[WHAT NEEDS TO BE DONE]: When a line of the material has the word "cluster" in it, copy that line.

[ENTRIES SUPPLIED]:
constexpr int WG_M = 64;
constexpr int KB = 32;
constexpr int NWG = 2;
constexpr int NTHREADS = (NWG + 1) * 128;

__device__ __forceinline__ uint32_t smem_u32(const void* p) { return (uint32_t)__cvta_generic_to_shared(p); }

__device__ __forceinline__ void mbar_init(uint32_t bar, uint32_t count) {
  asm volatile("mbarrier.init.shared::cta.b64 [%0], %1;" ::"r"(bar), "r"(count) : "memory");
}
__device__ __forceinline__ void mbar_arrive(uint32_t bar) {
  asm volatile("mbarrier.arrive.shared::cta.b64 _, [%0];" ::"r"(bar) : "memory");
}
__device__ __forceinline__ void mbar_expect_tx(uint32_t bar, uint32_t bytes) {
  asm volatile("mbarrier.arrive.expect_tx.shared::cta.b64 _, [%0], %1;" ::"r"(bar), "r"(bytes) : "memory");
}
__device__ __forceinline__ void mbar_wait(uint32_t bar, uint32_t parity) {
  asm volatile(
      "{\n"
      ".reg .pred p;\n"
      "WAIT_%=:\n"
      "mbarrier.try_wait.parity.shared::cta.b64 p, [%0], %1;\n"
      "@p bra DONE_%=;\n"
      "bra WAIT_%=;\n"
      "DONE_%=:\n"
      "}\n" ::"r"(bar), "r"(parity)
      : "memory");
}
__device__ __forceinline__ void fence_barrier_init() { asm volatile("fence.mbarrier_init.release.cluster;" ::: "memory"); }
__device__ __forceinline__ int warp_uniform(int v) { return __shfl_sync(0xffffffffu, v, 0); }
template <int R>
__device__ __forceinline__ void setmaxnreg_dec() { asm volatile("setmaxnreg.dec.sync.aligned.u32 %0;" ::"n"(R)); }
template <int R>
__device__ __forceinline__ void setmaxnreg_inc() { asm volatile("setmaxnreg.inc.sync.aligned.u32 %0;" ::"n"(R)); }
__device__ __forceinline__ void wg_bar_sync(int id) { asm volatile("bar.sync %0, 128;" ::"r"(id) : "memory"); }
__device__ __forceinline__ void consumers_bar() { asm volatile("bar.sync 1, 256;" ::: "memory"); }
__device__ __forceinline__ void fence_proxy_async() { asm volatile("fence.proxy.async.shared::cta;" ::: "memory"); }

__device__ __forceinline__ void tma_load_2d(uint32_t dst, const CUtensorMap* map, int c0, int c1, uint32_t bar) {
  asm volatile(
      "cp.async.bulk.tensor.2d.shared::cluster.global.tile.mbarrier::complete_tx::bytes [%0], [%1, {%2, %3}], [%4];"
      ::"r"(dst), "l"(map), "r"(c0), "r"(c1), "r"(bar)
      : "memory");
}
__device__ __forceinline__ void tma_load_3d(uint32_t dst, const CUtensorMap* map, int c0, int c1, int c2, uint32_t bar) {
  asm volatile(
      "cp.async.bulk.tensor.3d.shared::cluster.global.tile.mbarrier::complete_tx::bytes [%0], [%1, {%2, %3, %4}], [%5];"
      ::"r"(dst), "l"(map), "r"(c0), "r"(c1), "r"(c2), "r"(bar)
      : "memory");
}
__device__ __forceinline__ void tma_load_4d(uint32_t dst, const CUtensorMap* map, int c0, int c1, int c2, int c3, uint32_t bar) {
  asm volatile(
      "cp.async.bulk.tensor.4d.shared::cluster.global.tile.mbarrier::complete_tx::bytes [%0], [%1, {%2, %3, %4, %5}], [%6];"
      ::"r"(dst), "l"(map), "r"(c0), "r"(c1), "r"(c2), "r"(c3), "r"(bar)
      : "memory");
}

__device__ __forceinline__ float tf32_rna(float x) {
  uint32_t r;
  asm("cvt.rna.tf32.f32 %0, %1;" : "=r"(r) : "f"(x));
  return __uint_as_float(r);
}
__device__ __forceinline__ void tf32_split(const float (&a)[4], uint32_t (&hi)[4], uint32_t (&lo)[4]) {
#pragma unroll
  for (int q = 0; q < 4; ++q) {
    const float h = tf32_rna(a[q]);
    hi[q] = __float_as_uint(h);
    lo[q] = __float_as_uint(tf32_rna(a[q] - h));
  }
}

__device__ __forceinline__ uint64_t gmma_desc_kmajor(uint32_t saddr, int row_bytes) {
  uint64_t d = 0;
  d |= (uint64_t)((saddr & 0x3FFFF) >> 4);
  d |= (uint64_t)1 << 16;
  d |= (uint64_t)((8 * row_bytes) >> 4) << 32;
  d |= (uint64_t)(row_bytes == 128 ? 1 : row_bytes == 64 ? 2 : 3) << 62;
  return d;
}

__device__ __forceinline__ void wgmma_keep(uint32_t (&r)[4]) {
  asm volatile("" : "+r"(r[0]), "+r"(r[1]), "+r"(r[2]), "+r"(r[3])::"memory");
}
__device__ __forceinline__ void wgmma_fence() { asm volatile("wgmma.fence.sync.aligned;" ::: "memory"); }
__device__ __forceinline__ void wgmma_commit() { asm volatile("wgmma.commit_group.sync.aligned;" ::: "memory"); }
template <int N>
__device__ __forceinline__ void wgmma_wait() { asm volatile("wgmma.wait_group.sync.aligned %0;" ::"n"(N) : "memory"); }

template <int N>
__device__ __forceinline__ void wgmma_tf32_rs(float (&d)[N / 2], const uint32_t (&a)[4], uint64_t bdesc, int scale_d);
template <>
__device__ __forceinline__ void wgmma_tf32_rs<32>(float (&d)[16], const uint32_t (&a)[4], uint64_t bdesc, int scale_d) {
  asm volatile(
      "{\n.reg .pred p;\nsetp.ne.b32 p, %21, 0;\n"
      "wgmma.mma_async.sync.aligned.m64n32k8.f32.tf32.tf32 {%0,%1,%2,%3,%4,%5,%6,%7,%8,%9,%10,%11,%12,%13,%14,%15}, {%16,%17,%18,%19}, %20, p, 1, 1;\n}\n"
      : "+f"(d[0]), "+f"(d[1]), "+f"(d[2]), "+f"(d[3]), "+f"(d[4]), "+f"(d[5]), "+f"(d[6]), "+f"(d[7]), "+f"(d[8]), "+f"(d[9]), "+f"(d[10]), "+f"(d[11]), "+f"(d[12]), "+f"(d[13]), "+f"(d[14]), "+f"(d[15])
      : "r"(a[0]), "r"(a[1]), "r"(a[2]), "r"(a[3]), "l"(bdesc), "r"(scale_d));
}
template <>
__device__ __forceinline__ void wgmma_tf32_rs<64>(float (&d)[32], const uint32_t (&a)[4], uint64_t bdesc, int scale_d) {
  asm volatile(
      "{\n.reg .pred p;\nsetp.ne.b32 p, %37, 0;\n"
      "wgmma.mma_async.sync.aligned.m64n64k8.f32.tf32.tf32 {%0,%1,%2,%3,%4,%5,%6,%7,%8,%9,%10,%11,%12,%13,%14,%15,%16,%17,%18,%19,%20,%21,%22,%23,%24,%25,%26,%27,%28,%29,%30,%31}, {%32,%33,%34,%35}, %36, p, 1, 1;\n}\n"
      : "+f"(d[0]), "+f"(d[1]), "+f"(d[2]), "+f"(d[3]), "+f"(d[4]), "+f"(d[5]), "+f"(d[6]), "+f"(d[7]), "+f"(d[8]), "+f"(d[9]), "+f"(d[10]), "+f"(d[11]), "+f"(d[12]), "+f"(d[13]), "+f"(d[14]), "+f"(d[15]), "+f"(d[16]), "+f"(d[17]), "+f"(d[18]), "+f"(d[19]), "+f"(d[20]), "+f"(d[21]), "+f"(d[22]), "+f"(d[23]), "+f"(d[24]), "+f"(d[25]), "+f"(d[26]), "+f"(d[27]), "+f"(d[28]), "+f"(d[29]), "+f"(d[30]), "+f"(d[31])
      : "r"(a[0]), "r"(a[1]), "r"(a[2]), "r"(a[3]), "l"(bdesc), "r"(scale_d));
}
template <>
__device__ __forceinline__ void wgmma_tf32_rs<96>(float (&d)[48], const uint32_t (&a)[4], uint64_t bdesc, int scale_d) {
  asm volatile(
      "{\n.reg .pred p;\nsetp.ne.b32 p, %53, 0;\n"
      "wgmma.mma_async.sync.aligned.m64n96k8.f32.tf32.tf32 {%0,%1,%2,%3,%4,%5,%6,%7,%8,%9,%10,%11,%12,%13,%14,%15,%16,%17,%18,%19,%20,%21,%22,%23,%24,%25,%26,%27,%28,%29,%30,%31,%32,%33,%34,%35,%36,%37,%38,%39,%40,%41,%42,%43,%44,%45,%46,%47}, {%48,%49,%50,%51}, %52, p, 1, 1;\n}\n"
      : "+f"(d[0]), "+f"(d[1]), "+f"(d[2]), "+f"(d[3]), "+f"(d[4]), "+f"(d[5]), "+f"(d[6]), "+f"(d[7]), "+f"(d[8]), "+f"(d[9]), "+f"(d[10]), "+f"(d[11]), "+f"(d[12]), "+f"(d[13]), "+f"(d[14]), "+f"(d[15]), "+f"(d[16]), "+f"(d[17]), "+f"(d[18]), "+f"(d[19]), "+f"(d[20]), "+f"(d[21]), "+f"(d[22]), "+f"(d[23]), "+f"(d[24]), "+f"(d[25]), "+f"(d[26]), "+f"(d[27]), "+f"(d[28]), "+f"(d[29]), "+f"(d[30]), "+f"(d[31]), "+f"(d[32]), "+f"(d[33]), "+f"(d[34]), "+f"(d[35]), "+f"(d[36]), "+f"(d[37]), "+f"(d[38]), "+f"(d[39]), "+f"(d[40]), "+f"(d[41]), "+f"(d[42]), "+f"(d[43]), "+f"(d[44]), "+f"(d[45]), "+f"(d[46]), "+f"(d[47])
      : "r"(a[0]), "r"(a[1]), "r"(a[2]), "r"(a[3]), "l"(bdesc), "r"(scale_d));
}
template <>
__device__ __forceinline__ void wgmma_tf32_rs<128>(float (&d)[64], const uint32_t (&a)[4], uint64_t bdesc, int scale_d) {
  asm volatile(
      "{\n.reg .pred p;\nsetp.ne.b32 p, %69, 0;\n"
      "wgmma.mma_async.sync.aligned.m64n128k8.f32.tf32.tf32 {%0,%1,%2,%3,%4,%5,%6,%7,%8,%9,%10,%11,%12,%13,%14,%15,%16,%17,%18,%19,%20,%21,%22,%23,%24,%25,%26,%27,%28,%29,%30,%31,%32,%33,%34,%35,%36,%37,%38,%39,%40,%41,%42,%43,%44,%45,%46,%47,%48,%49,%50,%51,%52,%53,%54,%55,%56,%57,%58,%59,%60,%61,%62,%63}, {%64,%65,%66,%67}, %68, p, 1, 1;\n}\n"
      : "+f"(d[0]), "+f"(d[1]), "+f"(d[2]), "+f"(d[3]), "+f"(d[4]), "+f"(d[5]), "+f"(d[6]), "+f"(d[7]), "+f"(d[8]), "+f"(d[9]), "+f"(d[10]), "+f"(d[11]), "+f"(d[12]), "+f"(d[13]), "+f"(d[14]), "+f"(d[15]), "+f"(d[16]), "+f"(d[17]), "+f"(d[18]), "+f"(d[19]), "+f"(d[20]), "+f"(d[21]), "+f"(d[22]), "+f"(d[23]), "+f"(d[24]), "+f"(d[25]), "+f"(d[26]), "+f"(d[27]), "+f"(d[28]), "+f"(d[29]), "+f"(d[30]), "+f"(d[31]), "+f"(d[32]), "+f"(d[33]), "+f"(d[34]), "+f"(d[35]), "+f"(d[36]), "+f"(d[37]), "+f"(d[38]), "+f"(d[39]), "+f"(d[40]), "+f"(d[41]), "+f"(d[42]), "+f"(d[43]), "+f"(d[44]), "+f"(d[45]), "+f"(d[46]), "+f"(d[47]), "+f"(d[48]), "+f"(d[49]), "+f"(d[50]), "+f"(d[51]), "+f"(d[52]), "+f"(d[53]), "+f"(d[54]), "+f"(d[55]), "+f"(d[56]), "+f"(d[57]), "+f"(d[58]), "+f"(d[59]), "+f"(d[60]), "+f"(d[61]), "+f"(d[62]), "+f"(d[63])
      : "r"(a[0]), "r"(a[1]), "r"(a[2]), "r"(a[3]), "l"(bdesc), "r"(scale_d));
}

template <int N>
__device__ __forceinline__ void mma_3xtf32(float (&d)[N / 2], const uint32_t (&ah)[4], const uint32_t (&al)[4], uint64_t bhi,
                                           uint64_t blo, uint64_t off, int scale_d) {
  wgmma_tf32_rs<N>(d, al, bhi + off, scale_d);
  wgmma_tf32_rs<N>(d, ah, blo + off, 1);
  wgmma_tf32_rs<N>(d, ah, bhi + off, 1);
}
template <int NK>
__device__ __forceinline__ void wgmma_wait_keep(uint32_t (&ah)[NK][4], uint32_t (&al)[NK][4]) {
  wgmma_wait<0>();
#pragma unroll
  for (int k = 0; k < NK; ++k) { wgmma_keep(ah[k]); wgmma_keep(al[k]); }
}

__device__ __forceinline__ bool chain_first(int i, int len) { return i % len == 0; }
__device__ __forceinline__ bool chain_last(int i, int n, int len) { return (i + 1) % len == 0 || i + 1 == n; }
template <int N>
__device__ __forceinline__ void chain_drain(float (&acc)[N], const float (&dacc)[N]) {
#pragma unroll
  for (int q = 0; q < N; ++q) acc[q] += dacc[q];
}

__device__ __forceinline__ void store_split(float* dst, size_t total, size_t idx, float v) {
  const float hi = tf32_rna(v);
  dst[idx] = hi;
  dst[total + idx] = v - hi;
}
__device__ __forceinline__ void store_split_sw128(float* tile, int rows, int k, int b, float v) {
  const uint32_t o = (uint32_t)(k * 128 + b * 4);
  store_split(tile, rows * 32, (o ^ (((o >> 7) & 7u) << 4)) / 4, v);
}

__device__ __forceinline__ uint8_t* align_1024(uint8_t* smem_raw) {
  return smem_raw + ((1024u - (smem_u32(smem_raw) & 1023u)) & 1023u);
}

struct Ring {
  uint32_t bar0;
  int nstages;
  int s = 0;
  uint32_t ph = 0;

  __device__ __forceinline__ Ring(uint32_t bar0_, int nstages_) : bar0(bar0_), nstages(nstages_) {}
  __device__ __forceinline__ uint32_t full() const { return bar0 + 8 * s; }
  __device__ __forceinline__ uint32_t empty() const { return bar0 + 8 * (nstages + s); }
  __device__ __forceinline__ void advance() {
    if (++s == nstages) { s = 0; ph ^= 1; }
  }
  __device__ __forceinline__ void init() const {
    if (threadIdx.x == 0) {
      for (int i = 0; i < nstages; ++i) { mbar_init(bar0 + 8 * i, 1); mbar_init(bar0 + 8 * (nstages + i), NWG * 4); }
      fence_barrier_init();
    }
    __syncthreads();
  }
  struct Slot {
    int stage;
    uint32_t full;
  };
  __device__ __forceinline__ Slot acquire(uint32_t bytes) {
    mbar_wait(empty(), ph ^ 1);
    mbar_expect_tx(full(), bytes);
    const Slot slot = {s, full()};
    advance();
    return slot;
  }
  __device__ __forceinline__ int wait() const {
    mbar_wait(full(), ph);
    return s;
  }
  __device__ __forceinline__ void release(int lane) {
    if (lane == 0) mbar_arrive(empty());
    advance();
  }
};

[EXPECTED ANSWER]:
__device__ __forceinline__ void fence_barrier_init() { asm volatile("fence.mbarrier_init.release.cluster;" ::: "memory"); }
      "cp.async.bulk.tensor.2d.shared::cluster.global.tile.mbarrier::complete_tx::bytes [%0], [%1, {%2, %3}], [%4];"
      "cp.async.bulk.tensor.3d.shared::cluster.global.tile.mbarrier::complete_tx::bytes [%0], [%1, {%2, %3, %4}], [%5];"
      "cp.async.bulk.tensor.4d.shared::cluster.global.tile.mbarrier::complete_tx::bytes [%0], [%1, {%2, %3, %4, %5}], [%6];"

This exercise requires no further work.